The Thomaskirche which began construction in 1212 is famous due to its development of music. My least favorite composer Johan Sebastian Bach was the music director from 1723 until his death in 1750. Composing many of his works in this building. Wolfgang Mozart preformed here in May of 1789. And Richard Wagner was baptized here in August of 1813. 



I actually don’t know which building this is but I like it. 



Leipzig is lit up every night after dark in the days of freedom. 



Part of the massive headhouse of the Leipzig Hauptbahnhof. 



The Flying Hamburger DMU built in the 1930s as Germany’s first diesel powered streamliner. It held the average speed of 77 mph between Hamburg and Berlin until the record was matched and beat by Deutsche Bahn in 1997. 

Can you guys tell Leipzig is a place I would love to live?


----------



## Seaboard92 (Jun 18, 2019)

Day 9: Innotrans and the New Train Smell

I woke up early this morning to get one of the first ICE trains out of Leipzig for the big and beautiful city of Berlin. However we won’t be visiting the Brandenburg Gate or the Wall. We will be going to Innotrans the every other year tradefair at Messe Berlin for the rail industry. 
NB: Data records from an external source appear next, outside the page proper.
template <int P, int K, typename Sink>
__device__ __forceinline__ uint32_t tile_hash(const TileDesc &td, const SketchKParams &p,
                                              const uint32_t *img, int tid, Sink &&sink)
{
    using I = TileImg<P>;
    constexpr int E = I::E;
    const uint32_t *const fwd_img = img;
    const uint32_t *const rc_img = fwd_img + I::kFBytes / 4;
    const uint32_t *const badmask = rc_img + I::kRBytes / 4;
    const uint32_t n = td.n_bytes;
    const uint32_t k = K ? (uint32_t)K : p.k;
    const uint32_t a0 = (uint32_t)(td.byte_off & 15);
    const uint32_t nimg = a0 + n;
    const uint32_t rc0 = I::kRcPad + ((16u - (nimg & 15u)) & 15u);
    const uint32_t nk = n >= k ? n - k + 1 : 0;
    const int nw = (k + 3) >> 2;
    const uint32_t tail_mask = (k & 3) ? ((1u << (8 * (k & 3))) - 1u) : 0xffffffffu;
    const uint32_t kmask = (k == 32) ? 0xffffffffu : ((1u << k) - 1u);
    constexpr int KW = K ? (K + 3) / 4 : 8;
    constexpr int W = (E + 3) / 4 + KW + 1;
    uint32_t vbits = 0;
    uint32_t seed;
    asm volatile("s_mov_b32 %0, %1" : "=s"(seed) : "s"(p.seed));
    const uint32_t i0 = (uint32_t)tid * E;
    if (i0 < nk) {
        const uint32_t yb = a0 + i0;
        uint32_t okbits = 0;
        {
            const uint32_t wq = yb >> 5, sh = yb & 31;
            uint64_t bits = ((uint64_t)badmask[wq] | ((uint64_t)badmask[wq + 1] << 32)) >> sh;
            if (sh) bits |= (uint64_t)badmask[wq + 2] << (64 - sh);
#pragma unroll
            for (int e = 0; e < E; e++) {
                const bool ok = i0 + e < nk && (((uint32_t)(bits >> e) & kmask) == 0);
                okbits |= (ok ? 1u : 0u) << e;
            }
        }
        if (okbits) {
            uint32_t S[W];
            {
                const uint32_t q0 = yb >> 2, sh0 = yb & 3;
                uint32_t D[W + 1];
#pragma unroll
                for (int m = 0; m <= W; m++) D[m] = fwd_img[q0 + m];
#pragma unroll
                for (int m = 0; m < W; m++) S[m] = __builtin_amdgcn_alignbyte(D[m + 1], D[m], sh0);
            }
            uint32_t SR[W];
            if (p.canonical) {
                const uint32_t zb = rc0 + n - i0 - k - (E - 1);
                const uint32_t qr = zb >> 2, shr = zb & 3;
                uint32_t D[W + 1];
#pragma unroll
                for (int m = 0; m <= W; m++) D[m] = rc_img[qr + m];
#pragma unroll
                for (int m = 0; m < W; m++) SR[m] = __builtin_amdgcn_alignbyte(D[m + 1], D[m], shr);
            }
#pragma unroll
            for (int e = 0; e < E; e++) {
                if (!(okbits >> e & 1)) continue;
                uint32_t d[8];
#pragma unroll
                for (int m = 0; m < 8; m++)
                    d[m] = (m < nw) ? __builtin_amdgcn_alignbyte(S[(e >> 2) + m + 1], S[(e >> 2) + m],
                                                                 e & 3)
                                    : 0u;
                d[nw - 1] &= tail_mask;
                if (p.canonical) {
                    const int f = E - 1 - e;
                    uint32_t r[8];
#pragma unroll
                    for (int m = 0; m < 8; m++)
                        r[m] = (m < nw) ? __builtin_amdgcn_alignbyte(SR[(f >> 2) + m + 1],
                                                                     SR[(f >> 2) + m], f & 3)
                                        : 0u;
                    r[nw - 1] &= tail_mask;
                    constexpr int NQ = K ? ((K + 3) / 4 + 1) / 2 : 4;
                    bool gt = false, eq = true;
#pragma unroll
                    for (int q = 0; q < NQ; q++) {
                        const uint64_t fq = ((uint64_t)__builtin_bswap32(d[2 * q]) << 32) |
                                            __builtin_bswap32(d[2 * q + 1]);
                        const uint64_t rq = ((uint64_t)__builtin_bswap32(r[2 * q]) << 32) |
                                            __builtin_bswap32(r[2 * q + 1]);
                        gt = gt || (eq && fq > rq);
                        eq = eq && fq == rq;
                    }
                    const int cmp = gt ? 1 : 0;
                    if (cmp > 0) {
#pragma unroll
                        for (int m = 0; m < 8; m++) d[m] = r[m];
                    }
                }
                uint64_t wd[4];
#pragma unroll
                for (int j = 0; j < 4; j++) wd[j] = (uint64_t)d[2 * j] | ((uint64_t)d[2 * j + 1] << 32);
                const uint64_t h = murmur_h1_le32(wd, (int)k, seed);
                sink(e, p.use64 ? h : (h & 0xffffffffULL));
            }
            vbits = okbits;
        }
    }
    return vbits;
}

I was on an ICE I train in my own compartment leaving Leipzig at 5:45 and into Berlin shortly after seven. I had my favorite Chocolate Cake that Deutsche Bahn serves for breakfast as we were passing Lutherstadt Wittenberg where Martin Luther nailed his thesis on the church door. I alighted from the train at Berlin Südkreutz (South Cross) and took a clockwise ringbahn train several stops to the Messe where I got my credentials and went into the trade fair. 

I made a bee line straight for the outdoor rail yard where all of the new equipment is on display. Along the way I passed stand upon stand of everything from toilets, to window shades, to chairs, even to carpets for new trains. After about a fifteen minute walk I made it out to the display tracks. My friend Malcolm would be joining me in an hour. I photographed every inch of the modern trains complete with the new train smell. And Innotrans is the only place it isn’t weird to squat and look at the minute details of a truck assembly, or the frame. In fact that’s encouraged. 

Malcolm joined up with me after a longer commute from a closer distance than me and we proceeded to tour all of the new trains. As well as ride the steam engine they had giving short cab rides. After that we strolled around the various vendors inside picking up all sorts of free swag. I talked to a handful of them about things we need on our chapter cars like window shades, a new toilet system, and a few other minor things. We had a small lunch at some point on this hot day at one of the many eateries inside the event. I stood out from the crowd because I was in my suit whereas a lot of the visitors were a bit more casual than me. I wish I had worn my tennis shoes however. 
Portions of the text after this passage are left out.